Factor out TLS cipher selection to ssl_choose_tls_cipher.
This is factored out since ESNI will need to do its own cipher selection.
Bug: 275
Change-Id: Id87fd91272fbcd9098b3f2a9caa78a2129b154b5
Reviewed-on: https://boringssl-review.googlesource.com/c/boringssl/+/36544
Commit-Queue: Steven Valdez <svaldez@google.com>
Reviewed-by: David Benjamin <davidben@google.com>
diff --git a/ssl/internal.h b/ssl/internal.h
index f03271e..bc17af9 100644
--- a/ssl/internal.h
+++ b/ssl/internal.h
@@ -560,6 +560,12 @@
// it returns zero.
size_t ssl_cipher_get_record_split_len(const SSL_CIPHER *cipher);
+// ssl_choose_tls13_cipher returns an |SSL_CIPHER| corresponding with the best
+// available from |cipher_suites| compatible with |version| and |group_id|. It
+// returns NULL if there isn't a compatible cipher.

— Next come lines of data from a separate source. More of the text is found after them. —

int launch_igemm(const ConvP& p_in, hipStream_t s, double flops, void* ws, size_t ws_bytes) {
    ConvP p = p_in;
    p.ksplit = 1;
    p.slab = nullptr;
    p.ow0 = 0;
    p.own = p.OW;
    p.nb = 1;
    p.grid_x = 0;
    p.xcd_py = 0;
    {
        const int ks = igemm_ksplit(p.P, p.Cout, p.Cin, p.KH * p.KW, p.bh < 0 ? -p.bh : p.bh);
        if (ks > 1 && ws && ws_bytes >= (size_t)ks * p.Cout * p.P * sizeof(float) && p.x_bytes != 0 &&
            (long long)p.K * p.Cout * 4 < (1ll << 31)) {
            p.ksplit = ks;
            p.slab = static_cast<float*>(ws);
        }
    }
    const bool split = split_eligible(p.Cout, p.Cin, p.KH * p.KW);
    if (split && p.x_bytes == 0) {
        wsdl::set_error("conv: activation extent >= 2 GiB is not supported by the split-bf16 kernels "
                        "(wsdl_set_option(\"conv_split\", 0) selects the fp32 kernels)");
        return WSDL_EINVAL;
    }
    if (split && g_conv_arith && !p.x_amax) {
        wsdl::set_error("conv: the fp16x2 split kernels need the activation tensor's amax (x_amax / dy_amax is null)");
        return WSDL_EINVAL;
    }
    float* amax_after = nullptr;
    if (p.y_amax && !(split && p.ksplit == 1) && p.ksplit == 1) {
        amax_after = p.y_amax;
        p.y_amax = nullptr;
    }
    const bool aligned = split || ((p.Cin % 16) == 0 && (p.Cout % 4) == 0 && p.x_bytes != 0 &&
                                   (long long)p.K * p.Cout * 4 < (1ll << 31));
    const long long kWant = g_tile_threshold;
    int cfg;
    if (p.Cout <= 64)
        cfg = (long long)wsdl::cdiv(p.P, 256) * wsdl::cdiv(p.Cout, 64) >= kWant ? 2 : 3;
    else
        cfg = ((long long)wsdl::cdiv(p.P, 128) * wsdl::cdiv(p.Cout, 128) * p.ksplit >= kWant) ? 0 : 1;
    Band bands[8];
    int nb = 1;
    bands[0] = Band{0, p.OW};
    if (aligned) nb = column_bands(p.OW, p.W, p.ah, p.bh, p.ch, p.sh, p.KW, bands);
    const bool t256 = cfg == 0 && split && p.Cout * 10 >= wsdl::cdiv(p.Cout, 256) * 256 * 9 &&
                      (long long)wsdl::cdiv(p.P, 128) * wsdl::cdiv(p.Cout, 256) * p.ksplit >= 256;
    if (cfg == 1 && split && g_conv_arith >= 1 && p.Cin % 32 == 0 && p.Cout % 64 == 0 && p.ksplit == 1 &&
        p.nsrc == 0 && (long long)wsdl::cdiv(p.P, 64) * wsdl::cdiv(p.Cout, 128) < kWant)
        cfg = 4;
    const int bn_tile = cfg == 0 ? 128 : (cfg == 1 || cfg == 4) ? 64 : cfg == 2 ? 256 : 128;
    double executed = flops;
    if (aligned && wsdl::prof_enabled()) {
        executed = 0.0;
        for (int i = 0; i < nb; ++i) {
            ConvP q = p;
            q.ow0 = bands[i].ow0; q.own = bands[i].own; q.P = p.B * p.OH * q.own;
            executed += flops * ((double)q.own / p.OW) * igemm_executed_fraction(q, bn_tile);
        }
    }
    const double bytes = 4.0 * ((double)p.B * p.Cin * p.H * p.W + (double)p.K * p.Cout + (double)p.P * p.Cout * (p.res ? 2 : 1));
    wsdl::ProfScope prof(t256 ? (p.nsrc > 0 ? WSDL_PROF_SPLIT_MULTI : WSDL_PROF_SPLIT_256x128)
                              : split ? WSDL_PROF_SPLIT_128x128 + (cfg == 4 ? 1 : cfg) : WSDL_PROF_IGEMM_128x128_A + cfg * 2 + (aligned ? 0 : 1),
                         s, flops, executed, bytes);
    {
        ConvP q = p;
        q.nb = nb;
        int tiles = 0;
        for (int i = 0; i < nb && nb > 1; ++i) {
            q.b_ow0[i] = bands[i].ow0;
            q.b_own[i] = bands[i].own;
            q.b_tile0[i] = tiles;
            tiles += wsdl::cdiv((long long)p.B * p.OH * bands[i].own, bn_tile);
        }
        q.b_tile0[nb > 1 ? nb : 0] = tiles;
        q.grid_x = nb > 1 ? tiles : 0;
        int rc;
        if (p.nsrc > 0 && !t256) {
            wsdl::set_error("conv: a multi-source launch needs the 256x128 split form (rows a multiple of 256, >= 256 tiles)");
            return WSDL_EINVAL;
        }
        if (t256) {
            rc = launch_split_256x128(q, s);
        } else
        switch (cfg) {
            case 0: rc = launch_cfg<128, 128, 2>(q, s, aligned, split); break;
            case 1: rc = launch_cfg<128, 64, 2>(q, s, aligned, split); break;
            case 2: rc = launch_cfg<64, 256, 1>(q, s, aligned, split); break;
            case 4: rc = launch_split<64, 64, 2, 32>(q, s, dim3(q.grid_x > 0 ? q.grid_x : wsdl::cdiv(q.P, 64), wsdl::cdiv(q.Cout, 64))); break;
            default: rc = launch_cfg<64, 128, 1>(q, s, aligned, split); break;
        }
        if (rc) return rc;
    }
    if (p.ksplit > 1) {
        const long long total = (long long)p.Cout * p.P;
        const bool vec4 = (p.OH * p.OW) % 4 == 0 && p.y_bs % 4 == 0 && (!p.res || p.res_bs % 4 == 0) &&
                          (reinterpret_cast<uintptr_t>(p.y) & 15) == 0 && (!p.res || (reinterpret_cast<uintptr_t>(p.res) & 15) == 0);
        WSDL_TRACE("splitk_reduce%s", vec4 ? "_vec4" : "");
        if (vec4)
            hipLaunchKernelGGL(conv_splitk_reduce_vec4_kernel, dim3((int)std::min<long long>((total / 4 + 255) / 256, 8192)),
                               dim3(256), 0, s, p);
        else
            hipLaunchKernelGGL(conv_splitk_reduce_kernel, dim3((int)std::min<long long>((total + 255) / 256, 4096)),
                               dim3(256), 0, s, p);
    }
    WSDL_LAUNCH_CHECK();
    if (amax_after) {
        const long long per = (long long)p.Cout * p.OH * p.OW, total = (long long)p.B * per;
        hipLaunchKernelGGL(amax_kernel, dim3((int)std::min<long long>((total + 1023) / 1024, 2048)), dim3(256), 0, s, p.y, per,
                           p.y_bs, total, amax_after);
        WSDL_LAUNCH_CHECK();
// ... 202 lines not shown
__global__ void transpose_add_kernel(const float* __restrict__ t, float* __restrict__ dw, int Cout, int Cin,
                                     int accumulate) {
    __shared__ float tile[32][33];
    const int co0 = blockIdx.x * 32, ci0 = blockIdx.y * 32;
    for (int r = threadIdx.y; r < 32; r += 8) {
        const int ci = ci0 + r, co = co0 + threadIdx.x;
        tile[r][threadIdx.x] = (ci < Cin && co < Cout) ? t[(long long)ci * Cout + co] : 0.f;
    }
    __syncthreads();
    for (int r = threadIdx.y; r < 32; r += 8) {
        const int co = co0 + r, ci = ci0 + threadIdx.x;
        if (co < Cout && ci < Cin) {
            const long long o = (long long)co * Cin + ci;
            dw[o] = accumulate ? dw[o] + tile[threadIdx.x][r] : tile[threadIdx.x][r];
        }
    }
}

bool wgrad_role_swap(int Cin, int Cout, int kh, int kw, int stride, int pad) {
    return kh == 1 && kw == 1 && stride == 1 && pad == 0 && !wgrad_chunk32(Cout, Cin, Cin) && wgrad_chunk32(Cin, Cout, Cout);
}

enum { WGRAD_REDUCE_PLAIN = 0, WGRAD_REDUCE_TILED, WGRAD_REDUCE_VEC4, WGRAD_REDUCE_MANY, WGRAD_REDUCE_MANY16 };
struct WgradReduce {
    const float* slab;
    float* dw;
    unsigned long long live;
    int S, Cout, Cin, T;
    int accumulate, kind;
    int grid_x, nblocks;
};
int wgrad_reduce_one(const WgradReduce& d, hipStream_t s) {
    switch (d.kind) {
        case WGRAD_REDUCE_TILED:
            hipLaunchKernelGGL(wgrad_reduce_tiled_kernel, dim3(d.grid_x, d.Cout), dim3(256), 0, s, d.slab, d.dw, d.S, d.Cout, d.Cin, d.T,
                               d.accumulate, d.live);
            break;
        case WGRAD_REDUCE_VEC4:
            hipLaunchKernelGGL(wgrad_reduce_vec4_kernel, dim3(d.nblocks), dim3(256), 0, s, reinterpret_cast<const float4*>(d.slab),
                               reinterpret_cast<float4*>(d.dw), d.S, (long long)d.Cout * d.Cin * d.T / 4, d.accumulate);
            break;
        case WGRAD_REDUCE_MANY:
            hipLaunchKernelGGL(wgrad_reduce_many_kernel, dim3(d.nblocks), dim3(256), 0, s, d.slab, d.dw, d.S, d.Cout, d.Cin, d.T,
                               d.accumulate, d.live);
            break;
        case WGRAD_REDUCE_MANY16:
            hipLaunchKernelGGL(wgrad_reduce_many16_kernel, dim3(d.nblocks), dim3(256), 0, s, d.slab, d.dw, d.S, d.Cout, d.Cin, d.T,
                               d.accumulate, d.live);
            break;
        default:
            hipLaunchKernelGGL(wgrad_reduce_kernel, dim3(d.nblocks), dim3(256), 0, s, d.slab, d.dw, d.S, d.Cout, d.Cin, d.T, d.accumulate,
                               d.live);
            break;
    }
    WSDL_LAUNCH_CHECK();
    return WSDL_OK;
}

template <int BM, int BN, int WM>
int launch_wgrad_fast(const WgradP& p, hipStream_t s, int S) {
    dim3 grid(p.N / BN, p.Cout / BM, S);
    hipLaunchKernelGGL((conv_wgrad_fast_kernel<BM, BN, WM, 16>), grid, dim3(kThreads), 2 * (BM + BN) * 17 * sizeof(float), s, p);
    WSDL_LAUNCH_CHECK();
    return WSDL_OK;
}

}

extern "C" {

int wsdl_set_option(const char* name, int value) {
    WSDL_REQUIRE(name, "set_option: null name");
    static std::mutex mu;
    std::lock_guard<std::mutex> lock(mu);
    WSDL_REQUIRE(wsdl::g_plans_recording.load() == 0,
                 "set_option(%s): a launch plan is being recorded (its launches are chosen under ONE option set)", name);
    if (!strcmp(name, "tile_threshold")) { g_tile_threshold = value; return WSDL_OK; }
    if (!strcmp(name, "conv_split")) { g_conv_split = value != 0; return WSDL_OK; }
    if (!strcmp(name, "stem_kernel")) { g_stem_kernel = value != 0; return WSDL_OK; }
    if (!strcmp(name, "wgrad_direct")) { g_wgrad_direct = value; return WSDL_OK; }
    if (!strcmp(name, "wgrad_chan_scale")) { g_wgrad_chan_scale = value != 0; return WSDL_OK; }
    if (!strcmp(name, "wgrad_dyraw")) { g_wgrad_dyraw = value; return WSDL_OK; }
    if (!strcmp(name, "conv_il")) { g_conv_il = value != 0; return WSDL_OK; }
    if (!strcmp(name, "xcd_map")) { g_xcd_map = value; return WSDL_OK; }
    if (!strcmp(name, "ksplit_target")) { g_ksplit_target = value; return WSDL_OK; }
    if (!strcmp(name, "ksplit_max")) { g_ksplit_max = value; return WSDL_OK; }
    if (!strcmp(name, "ksplit_min_chunks")) { g_ksplit_min_chunks = value > 0 ? value : 1; return WSDL_OK; }
    if (!strcmp(name, "conv_arith")) {
        WSDL_REQUIRE(value >= 0 && value <= 2, "conv_arith: 0 (bf16x3), 1 (fp16x2), 2 (fp16x2, low piece at 2^11)");
        g_conv_arith = value;
        return WSDL_OK;
    }
    if (!strcmp(name, "range_sentinel")) { wsdl::g_range_sentinel = value != 0; return WSDL_OK; }
    if (!strcmp(name, "group_tps10")) { g_group_tps10 = value > 0 ? value : 45; return WSDL_OK; }
    if (!strcmp(name, "bn_resident")) { wsdl::g_bn_resident = value; return WSDL_OK; }
    if (!strcmp(name, "bn_wide_c")) { wsdl::g_bn_wide_c = value; return WSDL_OK; }
    if (!strcmp(name, "layercam_tail_mod")) {
        WSDL_REQUIRE(value >= 0 && value <= 32, "layercam_tail_mod: 0..32");
        wsdl::g_layercam_tail_mod = value;
        return WSDL_OK;
    }
    if (!strcmp(name, "wgrad_split")) { g_wgrad_split = value != 0; return WSDL_OK; }
    if (!strcmp(name, "wgrad_xcd")) { g_wgrad_xcd = value; return WSDL_OK; }
    if (!strcmp(name, "wgrad_min_tiles")) { g_wgrad_min_tiles = value > 0 ? value : 1; return WSDL_OK; }
    if (!strcmp(name, "wgrad_blocks")) { g_wgrad_blocks = value > 0 ? value : 768; return WSDL_OK; }
    wsdl::set_error("set_option: unknown option %s", name);
    return WSDL_EINVAL;
}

+const SSL_CIPHER *ssl_choose_tls13_cipher(CBS cipher_suites, uint16_t version,
+ uint16_t group_id);
+
// Transcript layer.
diff --git a/ssl/s3_both.cc b/ssl/s3_both.cc
index 27e9454..842ec67 100644
--- a/ssl/s3_both.cc
+++ b/ssl/s3_both.cc
@@ -116,6 +116,8 @@
#include <limits.h>
#include <string.h>
+#include <tuple>
+
#include <openssl/buf.h>
#include <openssl/bytestring.h>
#include <openssl/err.h>
@@ -652,4 +654,72 @@
}
}
+// CipherScorer produces a "score" for each possible cipher suite offered by
+// the client.
+class CipherScorer {
+ public:
+ CipherScorer(uint16_t group_id)
+ : aes_is_fine_(EVP_has_aes_hardware()),
+ security_128_is_fine_(group_id != SSL_CURVE_CECPQ2 &&
+ group_id != SSL_CURVE_CECPQ2b) {}
+
+ typedef std::tuple<bool, bool, bool> Score;
+
+ // MinScore returns a |Score| that will compare less than the score of all
+ // cipher suites.
+ Score MinScore() const {
+ return Score(false, false, false);
+ }
+
+ Score Evaluate(const SSL_CIPHER *a) const {
+ return Score(
+ // Something is always preferable to nothing.
+ true,
+ // Either 128-bit is fine, or 256-bit is preferred.
+ security_128_is_fine_ || a->algorithm_enc != SSL_AES128GCM,
+ // Either AES is fine, or else ChaCha20 is preferred.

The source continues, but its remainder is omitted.